#### What this task involves
Go through the data below. List every line that holds the word "constexpr".

#### Material provided
# psipred/DMPfold2

Measured on AMD Instinct MI355X. Metric: structures/s at L=300, N_seq=2000, 10 iters+100 min, higher is better.
Workload: dtype f32 with full-width operands on the bf16 matrix cores (option precision = 2): convolution operands split exactly into 3 bf16 pieces (24 significand bits), the 6 piece products above 2^-24 accumulated in f32 by v_mfma_f32_32x32x16_bf16; vertical GRU the same way (3 bf16 pieces per operand, 6 products

## Files before the change

dmpfold2_amd/csrc/vgru_x3.hip:

```cpp
#include "vgru.h"

namespace dmp {

typedef __bf16 vx_bf16x8 __attribute__((ext_vector_type(8)));

__device__ __forceinline__ void vx_split8(const float (&w)[8], vx_bf16x8 (&p)[3]) {
  float r[8];
#pragma unroll
  for (int e = 0; e < 8; ++e) { const __bf16 h = (__bf16)w[e]; p[0][e] = h; r[e] = w[e] - (float)h; }
#pragma unroll
  for (int e = 0; e < 8; ++e) { const __bf16 h = (__bf16)r[e]; p[1][e] = h; r[e] = r[e] - (float)h; }
#pragma unroll
  for (int e = 0; e < 8; ++e) p[2][e] = (__bf16)r[e];
}

__device__ __forceinline__ vp_f32x4 vx_mfma(vx_bf16x8 a, vx_bf16x8 b, vp_f32x4 c) {
  return __builtin_amdgcn_mfma_f32_16x16x32_bf16(a, b, c, 0, 0, 0);
}

__device__ __forceinline__ float vx_sigmoid(float x) { return 1.0f / (1.0f + expf(-x)); }

constexpr int VX_KS = 4;
constexpr int VX_WQ = 6;
constexpr size_t VX_WQ_BYTES = (size_t)VP_GRID * 4 * VX_KS * VX_WQ * 64 * 16;
static_assert(4 * VX_KS * 3 * 2 * 64 == VP_WL0_SLOTS, "two pieces of layer 0's weights fill the LDS area of the f16 form's pieces");

constexpr int VX_SC1 = 16;

struct VxAddr {
  __amdgpu_buffer_rsrc_t r0, r1, rq;
  unsigned vlane, vq;
  unsigned k4w, krot, Lb;
};

__device__ __forceinline__ void vx_request(vp_f32x4 (&F)[4][2], int u4, unsigned S, unsigned col, const VxAddr& A) {
  const unsigned base = ((A.k4w + 8 * ((S + A.krot) & (VX_KS - 1))) * A.Lb + col + (u4 & 1) * 16) * 16;
#pragma unroll
  for (int h = 0; h < 2; ++h)
    F[u4][h] = __builtin_bit_cast(vp_f32x4, __builtin_amdgcn_raw_buffer_load_b128(u4 < 2 ? A.r1 : A.r0, A.vlane, base + h * A.Lb * 16, VX_SC1));
}

__device__ __forceinline__ void vx_split_octet(const vp_f32x4 (&f)[2], vx_bf16x8 (&q)[3]) {
  const float wv[8] = {f[0][0], f[0][1], f[0][2], f[0][3], f[1][0], f[1][1], f[1][2], f[1][3]};
  vx_split8(wv, q);
}

template <bool ACT0, bool ACT1>
__device__ __forceinline__ void vx_tile_products(vp_f32x4 (&a0)[3][2], vp_f32x4 (&a1)[4][2], const vx_bf16x8 (&PA)[VX_KS][3][3],
                                                 const vx_bf16x8 (&PB)[VX_KS][3][2], vx_bf16x8 (&WB)[3], vx_bf16x8 (&WC)[3],
                                                 const vx_bf16x8* __restrict__ wl0w, vp_f32x4 (&F)[4][2], vx_bf16x8 (&Q)[2][3],
                                                 const VxAddr& A, unsigned tcol, unsigned ncol) {
#pragma unroll
  for (int S = 0; S < VX_KS; ++S) {
    vx_bf16x8 T[3][2];
#pragma unroll
    for (int g = 0; g < 3; ++g) {
      T[g][0] = wl0w[((S * 3 + g) * 2 + 0) * 64];
      T[g][1] = wl0w[((S * 3 + g) * 2 + 1) * 64];
    }
    __builtin_amdgcn_sched_barrier(0);
#pragma unroll
    for (int u4 = 0; u4 < 4; ++u4) {
      const int unit = 4 * S + u4, nt = u4 & 1, cur = unit & 1, nxt = cur ^ 1, n4 = (u4 + 1) & 3;
      vx_bf16x8 (&P)[3] = Q[cur];
      const int nm = u4 < 2 ? (ACT1 ? 18 : 0) : (ACT0 ? 18 : 0) + (ACT1 ? 18 : 0);
#pragma unroll
      for (int pb = 2; pb >= 0; --pb)
#pragma unroll
        for (int pa = 2 - pb; pa >= 0; --pa)
#pragma unroll
          for (int g = 0; g < 3; ++g) {
            if (u4 < 2) {
              if (ACT1) a1[g][nt] = vx_mfma(pa == 2 ? WB[g] : PB[S][g][pa == 2 ? 0 : pa], P[pb], a1[g][nt]);
            } else {
              if (ACT0) a0[g][nt] = vx_mfma(pa == 2 ? WC[g] : T[g][pa == 2 ? 0 : pa], P[pb], a0[g][nt]);
              if (ACT1) a1[g == 2 ? 3 : g][nt] = vx_mfma(PA[S][g][pa], P[pb], a1[g == 2 ? 3 : g][nt]);
            }
          }
      vx_split_octet(F[n4], Q[nxt]);
      vx_request(F, n4, (unit + 5) >> 2 & (VX_KS - 1), unit + 5 < 4 * VX_KS ? tcol : ncol, A);
      if (u4 == 1) {
#pragma unroll
        for (int g = 0; g < 3; ++g)
          WB[g] = __builtin_bit_cast(vx_bf16x8, __builtin_amdgcn_raw_buffer_load_b128(A.rq, A.vq, (((S + 1) & (VX_KS - 1)) * VX_WQ + g) * 1024, 0));
      }
      if (u4 == 3) {
#pragma unroll
        for (int g = 0; g < 3; ++g)
          WC[g] = __builtin_bit_cast(vx_bf16x8, __builtin_amdgcn_raw_buffer_load_b128(A.rq, A.vq, (((S + 1) & (VX_KS - 1)) * VX_WQ + 3 + g) * 1024, 0));
      }
#pragma unroll
      for (int i = 0; i < 36; ++i)
        if (i < nm) {
          __builtin_amdgcn_sched_group_barrier(0x008, 1, 0);
          __builtin_amdgcn_sched_group_barrier(0x002, 3, 0);
        }
      __builtin_amdgcn_sched_barrier(0);
    }
  }
}

__global__ __launch_bounds__(256) __attribute__((amdgpu_waves_per_eu(1, 1)))
void vgru_persist_x3_kernel(VStaticF32 st, const VGroupRec* __restrict__ rec, VPSync* __restrict__ sync,
                            int* __restrict__ fault, int t_lo, int t_hi, int ntiles, int barrier) {
  extern __shared__ __attribute__((aligned(16))) unsigned char vx_smem[];
  vx_bf16x8* wl0 = reinterpret_cast<vx_bf16x8*>(vx_smem);
  vp_f32x4* red = reinterpret_cast<vp_f32x4*>(vx_smem + VP_WL0_SLOTS * 16);
  float* tab = reinterpret_cast<float*>(vx_smem + (VP_WL0_SLOTS + VP_RED_SLOTS) * 16);
  __shared__ int sh_u, sh_abort;
  __shared__ __attribute__((aligned(16))) float sh_bias[2][4][16];
  __shared__ int sh_tile[VP_MAX_XCD_TILES][5];
  __shared__ unsigned long long sh_msa[VG_MAX_MEMBERS];
  const int tid = threadIdx.x, lane = tid & 63;
  const int w = __builtin_amdgcn_readfirstlane(tid >> 6);
  unsigned xcc;
  if (barrier) {
    asm volatile("s_getreg_b32 %0, hwreg(HW_REG_XCC_ID)" : "=s"(xcc));
    xcc &= 7u;
    if (tid == 0) {
      sh_u = (int)__hip_atomic_fetch_add(&sync->count[xcc], 1u, __ATOMIC_RELAXED, __HIP_MEMORY_SCOPE_AGENT);
      sh_abort = 0;
    }
  } else {
    xcc = blockIdx.x & 7u;
    if (tid == 0) { sh_u = (int)(blockIdx.x >> 3); sh_abort = 0; }
  }
  __syncthreads();
  const int u = sh_u;
  if (u >= 32) {
    if (tid == 0) atomicOr(fault, DMP_FAULT_VGRU_HANDOFF);
    return;
  }
  const int j0 = 16 * u, lr = lane & 15, lq = lane >> 4;
  const int Lb = ntiles * VG_TB;
  const int c_lo = (int)(((long long)ntiles * xcc) / 8), c_hi = (int)(((long long)ntiles * (xcc + 1)) / 8);

  vx_bf16x8 PA[VX_KS][3][3], PB[VX_KS][3][2];
  uint4* wqw = st.wq + (size_t)(blockIdx.x * 4 + w) * VX_KS * VX_WQ * 64 + lane;
#pragma unroll
  for (int S = 0; S < VX_KS; ++S)
#pragma unroll
    for (int g = 0; g < 3; ++g) {
      float wa[8], wb[8], wc[8];
#pragma unroll
      for (int h = 0; h < 2; ++h) {
        const int64_t off = (int64_t)(g * 128 + 32 * w + 8 * ((S + u) & (VX_KS - 1)) + 2 * lq + h) * 512 + j0 + lr;
        const float4 a = st.wx1[off], b = st.wh1[off], c = st.wh0[off];
        wa[4 * h + 0] = a.x; wa[4 * h + 1] = a.y; wa[4 * h + 2] = a.z; wa[4 * h + 3] = a.w;
        wb[4 * h + 0] = b.x; wb[4 * h + 1] = b.y; wb[4 * h + 2] = b.z; wb[4 * h + 3] = b.w;
        wc[4 * h + 0] = c.x; wc[4 * h + 1] = c.y; wc[4 * h + 2] = c.z; wc[4 * h + 3] = c.w;
      }
      vx_split8(wa, PA[S][g]);
      vx_bf16x8 pb[3], pc[3];
      vx_split8(wb, pb);
      vx_split8(wc, pc);
      PB[S][g][0] = pb[0];
      PB[S][g][1] = pb[1];
      wl0[(((w * VX_KS + S) * 3 + g) * 2 + 0) * 64 + lane] = pc[0];
      wl0[(((w * VX_KS + S) * 3 + g) * 2 + 1) * 64 + lane] = pc[1];
      wqw[(S * VX_WQ + g) * 64] = __builtin_bit_cast(uint4, pb[2]);
      wqw[(S * VX_WQ + 3 + g) * 64] = __builtin_bit_cast(uint4, pc[2]);
    }
  asm volatile("s_waitcnt vmcnt(0)" ::: "memory");
  const vx_bf16x8* wl0w = wl0 + w * VX_KS * 3 * 2 * 64 + lane;
  if (tid < 128) sh_bias[tid >> 6][(tid >> 4) & 3][tid & 15] = st.bias[tid >> 6][((tid >> 4) & 3) * 512 + j0 + (tid & 15)];
  for (int i = tid; i < 3 * 22 * 16; i += 256) {
    const int g = i / (22 * 16), code = (i / 16) % 22, row = i & 15;
    tab[(g * 24 + code) * 16 + row] = st.wx0[(g * 22 + code) * 512 + j0 + row];
  }
  const int fl = __builtin_amdgcn_readfirstlane(tid >> 7), fg = (tid >> 5) & 3, fc = tid & 31;
  const int flane = 16 * fg + (fc & 15), fnt = fc >> 4;
  const int j4 = j0 + 4 * fg;
  const int nmem = rec->nmem;
  if (c_hi - c_lo > VP_MAX_XCD_TILES) {
    if (tid == 0) atomicOr(fault, DMP_FAULT_VGRU_HANDOFF);
    return;
  }
  for (int i = tid; i < c_hi - c_lo; i += 256) {
    const int tile = c_lo + (i + u) % (c_hi - c_lo);
    int mi = 0;
    for (int m = 1; m < VG_MAX_MEMBERS; ++m)
      if (m < nmem && tile >= rec->mem[m].tile0) mi = m;
    sh_tile[i][0] = rec->mem[mi].N;
    sh_tile[i][1] = rec->mem[mi].L;
    sh_tile[i][2] = (tile - rec->mem[mi].tile0) * VG_TB;
    sh_tile[i][3] = mi;
    sh_tile[i][4] = tile;
  }
  if (tid < VG_MAX_MEMBERS) sh_msa[tid] = tid < nmem ? (unsigned long long)rec->mem[tid].msa : 0ull;
  __syncthreads();
  auto next_active = [&](int ct, int t) {
    for (; ct < c_hi; ++ct) {
      const int N = __builtin_amdgcn_readfirstlane(sh_tile[ct - c_lo][0]);
      if (t < N || (t >= 1 && t <= N)) break;
    }
    return ct;
  };
  const unsigned state_bytes = (unsigned)(128 * Lb * 16);

  VxAddr A;
  A.k4w = (unsigned)(32 * w);
  A.krot = (unsigned)(u & (VX_KS - 1));
  A.Lb = (unsigned)Lb;
  A.vlane = (unsigned)((2 * lq * Lb + lr) * 16);
  A.vq = (unsigned)(lane * 16);
  A.rq = __builtin_amdgcn_make_buffer_rsrc(st.wq + (size_t)(blockIdx.x * 4 + w) * VX_KS * VX_WQ * 64, 0, VX_KS * VX_WQ * 1024, 0x00020000);
  vx_bf16x8 WB[3], WC[3];
#pragma unroll
  for (int g = 0; g < 3; ++g) {
    WB[g] = __builtin_bit_cast(vx_bf16x8, __builtin_amdgcn_raw_buffer_load_b128(A.rq, A.vq, g * 1024, 0));
    WC[g] = __builtin_bit_cast(vx_bf16x8, __builtin_amdgcn_raw_buffer_load_b128(A.rq, A.vq, (3 + g) * 1024, 0));
  }
  for (int t = t_lo; t < t_hi; ++t) {
    const int par = t & 1;
    A.r0 = __builtin_amdgcn_make_buffer_rsrc(st.hT[0][par], 0, state_bytes, 0x00020000);
    A.r1 = __builtin_amdgcn_make_buffer_rsrc(st.hT[1][par ^ 1], 0, state_bytes, 0x00020000);
    const __amdgpu_buffer_rsrc_t rh = fl ? A.r1 : A.r0;
    float* hnext = fl ? st.hT[1][par] : st.hT[0][par ^ 1];
    int ct = next_active(c_lo, t);
    vp_f32x4 F[4][2];
    vx_bf16x8 Q[2][3];
    if (ct < c_hi) {
      const unsigned col0 = (unsigned)(__builtin_amdgcn_readfirstlane(sh_tile[ct - c_lo][4]) * VG_TB);
#pragma unroll
      for (int u4 = 0; u4 < 4; ++u4) vx_request(F, u4, 0, col0, A);
      vx_split_octet(F[0], Q[0]);
      vx_request(F, 0, 1, col0, A);
    }
    while (ct < c_hi) {
      const int nx = next_active(ct + 1, t);
      const int ncol = __builtin_amdgcn_readfirstlane(sh_tile[(nx < c_hi ? nx : ct) - c_lo][4]) * VG_TB;
      const int N = __builtin_amdgcn_readfirstlane(sh_tile[ct - c_lo][0]);
      const int L = __builtin_amdgcn_readfirstlane(sh_tile[ct - c_lo][1]);
      const bool act0 = t < N, act1 = t >= 1 && t <= N;
      const int tcol = __builtin_amdgcn_readfirstlane(sh_tile[ct - c_lo][4]) * VG_TB;
      vp_f32x4 a0[3][2], a1[4][2];
#pragma unroll
      for (int g = 0; g < 3; ++g) { a0[g][0] = vp_f32x4{0, 0, 0, 0}; a0[g][1] = vp_f32x4{0, 0, 0, 0}; }
#pragma unroll
      for (int g = 0; g < 4; ++g) { a1[g][0] = vp_f32x4{0, 0, 0, 0}; a1[g][1] = vp_f32x4{0, 0, 0, 0}; }
      if (act0 && act1)
        vx_tile_products<true, true>(a0, a1, PA, PB, WB, WC, wl0w, F, Q, A, (unsigned)tcol, (unsigned)ncol);
      else if (act0)
        vx_tile_products<true, false>(a0, a1, PA, PB, WB, WC, wl0w, F, Q, A, (unsigned)tcol, (unsigned)ncol);
      else
        vx_tile_products<false, true>(a0, a1, PA, PB, WB, WC, wl0w, F, Q, A, (unsigned)tcol, (unsigned)ncol);
      const int b = tcol + fc;
      const int64_t hoff = ((int64_t)(j4 >> 2) * Lb + b) * 4;
      float hp[4];
#pragma unroll
      for (int i = 0; i < 4; ++i)
        hp[i] = __builtin_bit_cast(float, __builtin_amdgcn_raw_buffer_load_b32(rh, (unsigned)(hoff * 4 + 4 * i), 0, VX_SC1));
      const int bm = sh_tile[ct - c_lo][2] + fc;
      const uint8_t* msa = reinterpret_cast<const uint8_t*>(sh_msa[sh_tile[ct - c_lo][3]]);
      const int code = (fl == 0 && act0 && bm < L) ? (int)msa[(int64_t)t * L + bm] : 0;
#pragma unroll
      for (int g = 0; g < 3; ++g)
#pragma unroll
        for (int nt = 0; nt < 2; ++nt) red[(w * 14 + g * 2 + nt) * 64 + lane] = a0[g][nt];
#pragma unroll
      for (int g = 0; g < 4; ++g)
#pragma unroll
        for (int nt = 0; nt < 2; ++nt) red[(w * 14 + 6 + g * 2 + nt) * 64 + lane] = a1[g][nt];
      __syncthreads();
      if (fl ? act1 : act0) {
        const int nq = fl ? 4 : 3, base = fl ? 6 : 0;
        vp_f32x4 sum[4];
#pragma unroll
        for (int q = 0; q < 4; ++q) {
          if (q < nq) {
            const int a = base + q * 2 + fnt;
            sum[q] = ((red[(0 * 14 + a) * 64 + flane] + red[(1 * 14 + a) * 64 + flane]) + red[(2 * 14 + a) * 64 + flane]) +
                     red[(3 * 14 + a) * 64 + flane];
          }
        }
        if (fl == 0) {
          const float* tr = tab + (0 * 24 + code) * 16 + 4 * fg;
          const float* tz = tab + (1 * 24 + code) * 16 + 4 * fg;
          const float* tn = tab + (2 * 24 + code) * 16 + 4 * fg;
#pragma unroll
          for (int i = 0; i < 4; ++i) { sum[0][i] += tr[i]; sum[1][i] += tz[i]; sum[3][i] = tn[i]; }
        }
        const float* br = &sh_bias[fl][0][4 * fg];
        const float* bz = &sh_bias[fl][1][4 * fg];
        const float* bi = &sh_bias[fl][2][4 * fg];
        const float* bh = &sh_bias[fl][3][4 * fg];
        float hn[4];
#pragma unroll
        for (int i = 0; i < 4; ++i) {
          const float rg = vx_sigmoid(sum[0][i] + br[i]);
          const float zg = vx_sigmoid(sum[1][i] + bz[i]);
          const float ng = tanhf((sum[3][i] + bi[i]) + rg * (sum[2][i] + bh[i]));
          hn[i] = (hp[i] - ng) * zg + ng;
        }
        *reinterpret_cast<float4*>(hnext + hoff) = make_float4(hn[0], hn[1], hn[2], hn[3]);
      }
      __syncthreads();
      ct = nx;
    }
    if (!barrier) break;
    if (vp_row_barrier(sync, fault, xcc, u, w, lane, tid, t, t_lo, &sh_abort)) break;
  }
}

size_t vgru_x3_stream_bytes() { return VX_WQ_BYTES; }

int vgru_x3_kernel_attrs(dmp_ctx* c) {
  (void)c;
  DMP_HIP(hipFuncSetAttribute((const void*)vgru_persist_x3_kernel, hipFuncAttributeMaxDynamicSharedMemorySize, VP_LDS_BYTES));
  return DMP_OK;
}

int vgru_x3_group_steps(dmp_ctx* lead, int t_lo, int t_hi, hipStream_t s) {
  return vgru_f32_launch(vgru_persist_x3_kernel, lead, t_lo, t_hi, s);
}

}
```

Measured before the change: 4.383.

## Defer GRU gate epilogue of each tile to overlap with next tile's MFMA products

Instead of doing the cross-wave reduction and the GRU gate/state update right after each column tile, the epilogue is deferred and run after the next tile's matrix-core products. The goal is to hide reduction, sigmoid and tanh latency behind MFMA work and to drop one barrier stall per tile. In exchange it adds an extra __syncthreads per deferred tile, keeps more live state in registers, and forces the full both-active product path whenever an epilogue is pending.

```diff
diff --git a/dmpfold2_amd/csrc/vgru_x3.hip b/dmpfold2_amd/csrc/vgru_x3.hip
--- a/dmpfold2_amd/csrc/vgru_x3.hip
+++ b/dmpfold2_amd/csrc/vgru_x3.hip
@@ -43,6 +43,42 @@
 __device__ __forceinline__ void vx_split_octet(const vp_f32x4 (&f)[2], vx_bf16x8 (&q)[3]) {
   const float wv[8] = {f[0][0], f[0][1], f[0][2], f[0][3], f[1][0], f[1][1], f[1][2], f[1][3]};
   vx_split8(wv, q);
+}
+
+struct VxPend {
+  const vp_f32x4* rf;
+  const float* tabf;
+  const float* biasf;
+  bool l0;
+  float rg[4], zg[4], x[4];
+};
+
+__device__ __forceinline__ vp_f32x4 vx_pend_qsum(const VxPend& P, int q) {
+  return ((P.rf[(0 * 14 + 2 * q) * 64] + P.rf[(1 * 14 + 2 * q) * 64]) + P.rf[(2 * 14 + 2 * q) * 64]) + P.rf[(3 * 14 + 2 * q) * 64];
+}
+
+template <int STAGE>
+__device__ __forceinline__ void vx_pend_stage(VxPend& P) {
+  if (STAGE < 2) {
+    const vp_f32x4 s = vx_pend_qsum(P, STAGE);
+    const vp_f32x4 tg = *reinterpret_cast<const vp_f32x4*>(P.tabf + STAGE * 24 * 16);
+    const vp_f32x4 bg = *reinterpret_cast<const vp_f32x4*>(P.biasf + STAGE * 16);
+#pragma unroll
+    for (int i = 0; i < 4; ++i) {
+      const float v = P.l0 ? s[i] + tg[i] : s[i];
+      (STAGE == 0 ? P.rg : P.zg)[i] = vx_sigmoid(v + bg[i]);
+    }
+  } else {
+    const vp_f32x4 shn = vx_pend_qsum(P, 2), s3 = vx_pend_qsum(P, 3);
+    const vp_f32x4 tn = *reinterpret_cast<const vp_f32x4*>(P.tabf + 2 * 24 * 16);
+    const vp_f32x4 bi = *reinterpret_cast<const vp_f32x4*>(P.biasf + 2 * 16);
+    const vp_f32x4 bh = *reinterpret_cast<const vp_f32x4*>(P.biasf + 3 * 16);
+#pragma unroll
+    for (int i = 0; i < 4; ++i) {
+      const float s_in = P.l0 ? tn[i] : s3[i];
+      P.x[i] = (s_in + bi[i]) + P.rg[i] * (shn[i] + bh[i]);
+    }
+  }
 }
 
 template <bool ACT0, bool ACT1>
@@ -227,6 +263,10 @@
       vx_split_octet(F[0], Q[0]);
       vx_request(F, 0, 1, col0, A);
     }
+    int pend = -1, ptab = 0;
+    bool pact = false;
+    int64_t phoff = 0;
+    float php[4] = {0.0f, 0.0f, 0.0f, 0.0f};
     while (ct < c_hi) {
       const int nx = next_active(ct + 1, t);
       const int ncol = __builtin_amdgcn_readfirstlane(sh_tile[(nx < c_hi ? nx : ct) - c_lo][4]) * VG_TB;
@@ -239,12 +279,35 @@
       for (int g = 0; g < 3; ++g) { a0[g][0] = vp_f32x4{0, 0, 0, 0}; a0[g][1] = vp_f32x4{0, 0, 0, 0}; }
 #pragma unroll
       for (int g = 0; g < 4; ++g) { a1[g][0] = vp_f32x4{0, 0, 0, 0}; a1[g][1] = vp_f32x4{0, 0, 0, 0}; }
-      if (act0 && act1)
+      bool defer = false;
+      if (nx < c_hi) {
+        const int Nn = __builtin_amdgcn_readfirstlane(sh_tile[nx - c_lo][0]);
+        defer = t >= 1 && t < Nn;
+      }
+      VxPend P;
+      P.l0 = fl == 0;
+      P.rf = red + ((fl ? 6 : 0) + fnt) * 64 + flane;
+      P.tabf = tab + ptab;
+      P.biasf = &sh_bias[fl][0][4 * fg];
+      if (pend >= 0 || (act0 && act1))
         vx_tile_products<true, true>(a0, a1, PA, PB, WB, WC, wl0w, F, Q, A, (unsigned)tcol, (unsigned)ncol);
       else if (act0)
         vx_tile_products<true, false>(a0, a1, PA, PB, WB, WC, wl0w, F, Q, A, (unsigned)tcol, (unsigned)ncol);
       else
         vx_tile_products<false, true>(a0, a1, PA, PB, WB, WC, wl0w, F, Q, A, (unsigned)tcol, (unsigned)ncol);
+      if (pend >= 0) { vx_pend_stage<0>(P); vx_pend_stage<1>(P); vx_pend_stage<2>(P); }
+      if (pend >= 0) {
+        if (pact) {
+          float hn[4];
+#pragma unroll
+          for (int i = 0; i < 4; ++i) {
+            const float ng = tanhf(P.x[i]);
+            hn[i] = (php[i] - ng) * P.zg[i] + ng;
+          }
+          *reinterpret_cast<float4*>(hnext + phoff) = make_float4(hn[0], hn[1], hn[2], hn[3]);
+        }
+        __syncthreads();
+      }
       const int b = tcol + fc;
       const int64_t hoff = ((int64_t)(j4 >> 2) * Lb + b) * 4;
       float hp[4];
@@ -263,6 +326,17 @@
 #pragma unroll
         for (int nt = 0; nt < 2; ++nt) red[(w * 14 + 6 + g * 2 + nt) * 64 + lane] = a1[g][nt];
       __syncthreads();
+      if (defer) {
+        pend = ct - c_lo;
+        pact = fl ? act1 : act0;
+        phoff = hoff;
+        ptab = code * 16 + 4 * fg;
+#pragma unroll
+        for (int i = 0; i < 4; ++i) php[i] = hp[i];
+        ct = nx;
+        continue;
+      }
+      pend = -1;
       if (fl ? act1 : act0) {
         const int nq = fl ? 4 : 3, base = fl ? 6 : 0;
         vp_f32x4 sum[4];
```

Measured after the change: 4.407 (median of 6 runs). About the same (+0.5%).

#### Answer to this exercise
constexpr int VX_KS = 4;
constexpr int VX_WQ = 6;
constexpr size_t VX_WQ_BYTES = (size_t)VP_GRID * 4 * VX_KS * VX_WQ * 64 * 16;
constexpr int VX_SC1 = 16;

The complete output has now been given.